Ah, I work with ML as well, albeit indirectly, but it’s also much larger environment (our playground/experimentation environment costs are many thousands per day whether working or idling). Nevertheless I now understand your use case better.
If I can guess, you’re probably grabbing hdf5 files or annotated photos or captured stills from videos, or some kind of binary log files and just streaming them through VMs or containers. Sometimes you’re just transforming the input into some intermediary format and saving it back. Sometimes you’d like to stream this through GPUs in batches and you’d like to schedule this with k8s, or at least that’s the dream.
Here’s the deal:
moving that existing machine into a rack case doesn’t buy you anything - it doesn’t enable you or others to do anything more than they can already do. You can keep it vertical or horizontal in the bottom of the rack where you have power and network, it’ll be just as good as it is today, no better no worse for what you need.

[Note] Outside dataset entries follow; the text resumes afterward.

@@ -598,7 +611,7 @@
   const int wave = __builtin_amdgcn_readfirstlane(threadIdx.x >> 6);
   const int wm = wave % WM, wn = wave / WM;
   int mb = blockIdx.x, nb = blockIdx.y;
-  if (!a.sk && gridDim.y == 1) xcd_tile((a.Cout + BN - 1) / BN, mb, nb);
+  if ((CLS || !a.sk) && gridDim.y == 1) xcd_tile((a.Cout + BN - 1) / BN, mb, nb);
   const int m0 = mb * BM;
   const int n0 = nb * BN;
   const int lrow = lane >> 3;
@@ -617,7 +630,7 @@
       pn[j] = -1; poy[j] = 0; pox[j] = 0;
     }
   }
-  const int nstages = a.ntaps * (a.Kc / 64);
+  const int nstages = cq.ntaps * (a.Kc / 64);
 
   v4f acc[4][4];
 #pragma unroll
@@ -625,25 +638,26 @@
 #pragma unroll
     for (int j = 0; j < 4; ++j) acc[i][j] = v4f{0.f, 0.f, 0.f, 0.f};
 
-  const int s_begin = a.sk ? blockIdx.z * a.sk_per : 0;
-  const int s_end = a.sk ? min(nstages, s_begin + a.sk_per) : nstages;
+  const int s_begin = (!CLS && a.sk) ? blockIdx.z * a.sk_per : 0;
+  const int s_end = (!CLS && a.sk) ? min(nstages, s_begin + a.sk_per) : nstages;
   const int ns = s_end - s_begin;
   const int kst = a.Kc / 64;
   int is_tap = s_begin / kst, is_c0 = (s_begin - is_tap * kst) * 64;
   int sp[AI];
   unsigned o1[AI], o2[AI], ob[BI];
   if constexpr (BUF) {
-    const unsigned wrow = (unsigned)(a.ntaps * a.Kc);
+    const unsigned wrow = (unsigned)(cq.ntaps * a.Kc);
 #pragma unroll
     for (int j = 0; j < BI; ++j) {
       const int co = n0 + (wave * BI + j) * 8 + lrow;
-      ob[j] = co < a.Cout ? ((unsigned)co * wrow + lc * 8) * 2u : kOOB;
+      ob[j] = co < a.Cout ? (unsigned)cq.woff + ((unsigned)co * wrow + lc * 8) * 2u : kOOB;
     }
   }
   auto tap_rows = [&]() {
 #pragma unroll
     for (int j = 0; j < AI; ++j) {
-      const int p = pn[j] >= 0 ? src_pixel(a, pn[j], poy[j], pox[j], is_tap) : -1;
+      const int p = pn[j] < 0 ? -1 : CLS ? cls_src_pixel(a, cq, pn[j], poy[j], pox[j], is_tap)
+                                        : src_pixel(a, pn[j], poy[j], pox[j], is_tap);
       if constexpr (BUF) {
         o1[j] = p >= 0 ? ((unsigned)p * a.ld1 + lc * 8) * 2u : kOOB;
         o2[j] = p >= 0 ? ((unsigned)p * a.ld2 + lc * 8) * 2u : kOOB;
@@ -661,7 +675,7 @@
       glds_issue<AI, BI, BM>(a, base, (s_begin + S) * 64, is_c0, wave, lrow, lc, n0, sp);
     }
     is_c0 += 64;
-    if (is_c0 == a.Kc) { is_c0 = 0; ++is_tap; if (is_tap < a.ntaps) tap_rows(); }
+    if (is_c0 == a.Kc) { is_c0 = 0; ++is_tap; if (is_tap < cq.ntaps) tap_rows(); }
   };
 #define DMC_GLDS_ISSUE(S) issue(S)
   for (int q = 0; q < STAGES - 1 && q < ns; ++q) DMC_GLDS_ISSUE(q);
@@ -709,8 +723,8 @@
 #undef DMC_GLDS_ISSUE
   constexpr int EP = BN * 4 + 16;
   if constexpr (WM == 2 && WN == 2) {
-    if (!a.sk && reg_epi_ok(a) && n0 + BN <= a.Cout && m0 + BM <= a.M) {
-      reg_epilogue(a, acc, m0, n0, wm, wn);
+    if ((CLS || !a.sk) && reg_epi_ok(a) && n0 + BN <= a.Cout && m0 + BM <= a.M) {
+      reg_epilogue<CLS>(a, acc, m0, n0, wm, wn, par);
       return;
     }
   }
@@ -721,7 +735,7 @@
     for (int i = 0; i < 4; ++i)
       *(v4f*)(lds + (wm * 64 + j * 16 + fr) * EP + (wn * 64 + i * 16 + fh * 4) * 4) = acc[i][j];
   __syncthreads();
-  if (a.sk) {
+  if (!CLS && a.sk) {
     const int Cpad = gridDim.y * BN;
     float* slab = a.sk + (size_t)blockIdx.z * a.M * Cpad;
     for (int idx = threadIdx.x; idx < BM * BN / 4; idx += NW * 64) {
@@ -730,7 +744,7 @@
     }
     return;
   }
-  tile_epilogue<T, BM, BN, NW * 64>(a, lds, EP, m0, n0);
+  tile_epilogue<T, BM, BN, NW * 64, CLS>(a, lds, EP, m0, n0, par);
 }
 
 DMC_DEV void wait_vm_upto40(int n) {
@@ -1369,6 +1383,38 @@
          k.w_bytes > 0;
 }
 
+int fold_kind(const ConvK& k) {
+  if (k.dtype_bytes != 2 || k.prologue != DMC_PRO_NONE || !dma_operands_ok(k)) return DMC_FOLD_NONE;
+  if (k.ntaps != 9 || k.tkw != 3 || k.stride != 1 || k.OH != 2 * k.H || k.OW != 2 * k.W) return DMC_FOLD_NONE;
+  if (k.out_f32 || k.out_nchw || k.silu_pre || k.addvec || k.act != DMC_ACT_NONE || k.Csplit != k.Cout ||
+      ((k.Cout | k.ldy1 | k.ld_res) & 7) || (long)k.N * k.OH * k.OW >= (1l << 31))
+    return DMC_FOLD_NONE;
+  if (k.mode == DMC_MODE_UPSAMPLE && k.tdy0 == -1 && k.tsy == 1 && k.tdx0 == -1 && k.tsx == 1)
+    return ((long)k.Cout * 16 * k.Kc * 2 < 0x7fff0000l && (k.H * k.W) % 64 == 0) ? DMC_FOLD_UP : DMC_FOLD_NONE;
+  if (k.mode == DMC_MODE_DILATE && k.tdy0 == 1 && k.tsy == -1 && k.tdx0 == 1 && k.tsx == -1) return DMC_FOLD_DOWN_DGRAD;
+  return DMC_FOLD_NONE;
+}
+
+void set_fold(ConvK& k, int kind) {
+  int base = 0;
+  for (int c = 0; c < 4; ++c) {
+    ConvCls q{};
+    const int a = c >> 1, b = c & 1;
+    if (kind == DMC_FOLD_UP) {
+      q.ntaps = 4; q.tkw = 2; q.tdy0 = a - 1; q.tdx0 = b - 1; q.tsy = 1; q.tsx = 1;
+    } else {
+      q.tkw = b ? 2 : 1; q.ntaps = (a ? 2 : 1) * q.tkw; q.tdy0 = a; q.tdx0 = b; q.tsy = -1; q.tsx = -1;
+    }
+    k.cls[c] = cls_pack(q, base);
+    base += q.ntaps;
+  }
+  k.w_bytes = base * k.Cout * k.Kc * 2;
+  k.ncls = 4;
+  k.mode = DMC_MODE_NORMAL;
+  k.OH = k.H; k.OW = k.W; k.OHW = k.H * k.W; k.M = k.N * k.OHW;
+  k.ntaps = 4;
+}
+
 int img_plan(const ConvK& k, long mask) {
   if (!mask || k.dtype_bytes != 2 || (k.prologue != DMC_PRO_NONE && k.prologue != DMC_PRO_GN_SILU)) return 0;
   if (k.prologue == DMC_PRO_GN_SILU) {
@@ -1771,10 +1817,28 @@
   }
 }
 
+DMC_DEV int fold_lo(int par, int r) { return r == 0 ? 0 : par ? 2 : 1; }
+DMC_DEV int fold_hi(int par, int r) { return r == 0 ? (par ? 1 : 0) : 2; }
+DMC_DEV float fold_sum(const float* w9, int a, int b, int r, int c) {
+  float v = 0.f;
+  for (int ky = fold_lo(a, r); ky <= fold_hi(a, r); ++ky)
+    for (int kx = fold_lo(b, c); kx <= fold_hi(b, c); ++kx) v += w9[ky * 3 + kx];
+  return v;
+}
+DMC_DEV int down_ntaps(int cls) { return cls == 0 ? 1 : cls == 3 ? 4 : 2; }
+DMC_DEV int down_base(int cls) { return cls == 0 ? 0 : cls == 1 ? 1 : cls == 2 ? 3 : 5; }
+
 DMC_DEV float pack_value(int mode, const float* w, int Cout, int Cin, int kh, int kw, int row, int t, int k) {
   if (mode == DMC_PACK_FWD) return k < Cin ? w[((size_t)row * Cin + k) * kh * kw + t] : 0.f;
+  if (mode == DMC_PACK_UPFOLD)
+    return k < Cin ? fold_sum(w + ((size_t)row * Cin + k) * 9, t >> 3, (t >> 2) & 1, (t >> 1) & 1, t & 1) : 0.f;
   if (k >= Cout) return 0.f;
   if (mode == DMC_PACK_DGRAD) return w[((size_t)k * Cin + row) * kh * kw + t];
+  if (mode == DMC_PACK_DOWNDGRAD) {
+    const int a = t >> 3, b = (t >> 2) & 1, tt = t & 3, ntx = b ? 2 : 1;
+    const int ky = a ? 2 * (tt / ntx) : 1, kx = b ? 2 * (tt % ntx) : 1;
+    return w[((size_t)k * Cin + row) * 9 + ky * 3 + kx];
+  }
   const int u = t >> 2, vv = t & 3;
   const int khs[4][2] = {{2, -1}, {1, 2}, {0, 1}, {0, -1}};
   const float* base = w + ((size_t)k * Cin + row) * 9;
@@ -1793,13 +1857,23 @@
 
 template <typename T>
 __global__ void pack_weight_kernel(int mode, const float* w, int Cout, int Cin, int kh, int kw, int Kc, T* dst) {
-  const int ntaps = (mode == DMC_PACK_UPDGRAD) ? 16 : kh * kw;
-  const int rows = (mode == DMC_PACK_FWD) ? Cout : Cin;
+  const int ntaps = (mode == DMC_PACK_UPDGRAD || mode == DMC_PACK_UPFOLD) ? 16 : kh * kw;
+  const int rows = (mode == DMC_PACK_FWD || mode == DMC_PACK_UPFOLD) ? Cout : Cin;
   const long total = (long)rows * ntaps * Kc;
   for (long o = blockIdx.x * (long)blockDim.x + threadIdx.x; o < total; o += (long)gridDim.x * blockDim.x) {
     const int k = o % Kc;
     const long r = o / Kc;
-    const float v = pack_value(mode, w, Cout, Cin, kh, kw, r / ntaps, r % ntaps, k);
+    float v;
+    if (mode == DMC_PACK_UPFOLD) {
+      const int cls = (int)(r / (4l * rows));
+      v = pack_value(mode, w, Cout, Cin, kh, kw, (int)(r / 4 % rows), cls * 4 + (int)(r % 4), k);
+    } else if (mode == DMC_PACK_DOWNDGRAD) {
+      const int cls = r < rows ? 0 : r < 3l * rows ? 1 : r < 5l * rows ? 2 : 3;
+      const int nt = down_ntaps(cls), r2 = (int)(r - (long)down_base(cls) * rows);
+      v = pack_value(mode, w, Cout, Cin, kh, kw, r2 / nt, cls * 4 + r2 % nt, k);
+    } else {
+      v = pack_value(mode, w, Cout, Cin, kh, kw, r / ntaps, r % ntaps, k);
+    }
     if (sizeof(T) == 4) ((float*)dst)[o] = v;
     else ((bf16_t*)dst)[o] = (bf16_t)f2bf(v);
   }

Your users are writing code anyway, you can serve the “assets” / “training sets” / examples/models over plain old https or samba or whatever, your users writing tensorflow or apache beam code can figure it out. (if they can’t spin up a background thread to fill a python queue fetching assets over https in 10-15 minutes, wtf! why did you hire them?).
So, don’t move the machine to a new case, don’t touch the machine if it’s still working. Get a new machine with 24bays only (because you’d cry), and only for storage and light weight storage serving (which at 40gbps might not be as light weight as you want it to be). Populate 8 with those bays with 16T drives (e.g. seagate exos maybe - they’re cheap) run raidz2 in a single vdev. rsync over the stuff, and backup your current assets (cloud restores are expensive) and you’re done.
Then, install another raidz2 vdev just by populating disks the machine with another 8 16T disks (or maybe 20T/30T whatever is the norm in 6mo / 1y from now).
Then get another server, and then recycle/reuse your current 2990wx / 2970wx machine for something else less intensive.
This would be your step.1 on the ladder, just to have storage around.
Step 2 would be “actual processing”.
I guess you probably want 1VM per host there to act as your k8s node. Slightly smaller than your host size, and this is just so you’d have a host that can run a kubernetes node.
This is hard - your storage becomes remote storage, you have k8s volume plugins to deal with, everything becomes slow and complicated, your lab environment becomes complicated. This is all very much … ouch! . if you have 10 people doing ML and VM, you need to hire someone to help you figure this out and maintain this together - and that means you’ll be filling the rack quickly.
In the interim you could control how your containers are scheduled and you could just give them local filesystem access, eventually you’ll figure it out and then you’re on step 2.
Your other kind of server for you will be a GPU + ram server machine. That’s your step 2.5 … and this is where it becomes even more painful and expensive. your yaml could just require 2 GPUs and k8s will find one of your GPU filled machines to schedule on. All storage through CSI. I’d imagine you’d have 2-5 racks, 2-5 people to maintain them, and 50 devs + 50 non technical support staff (baristas, cleaners, office managers, … not all 50 devs would be doing ml, not all workload would be ml).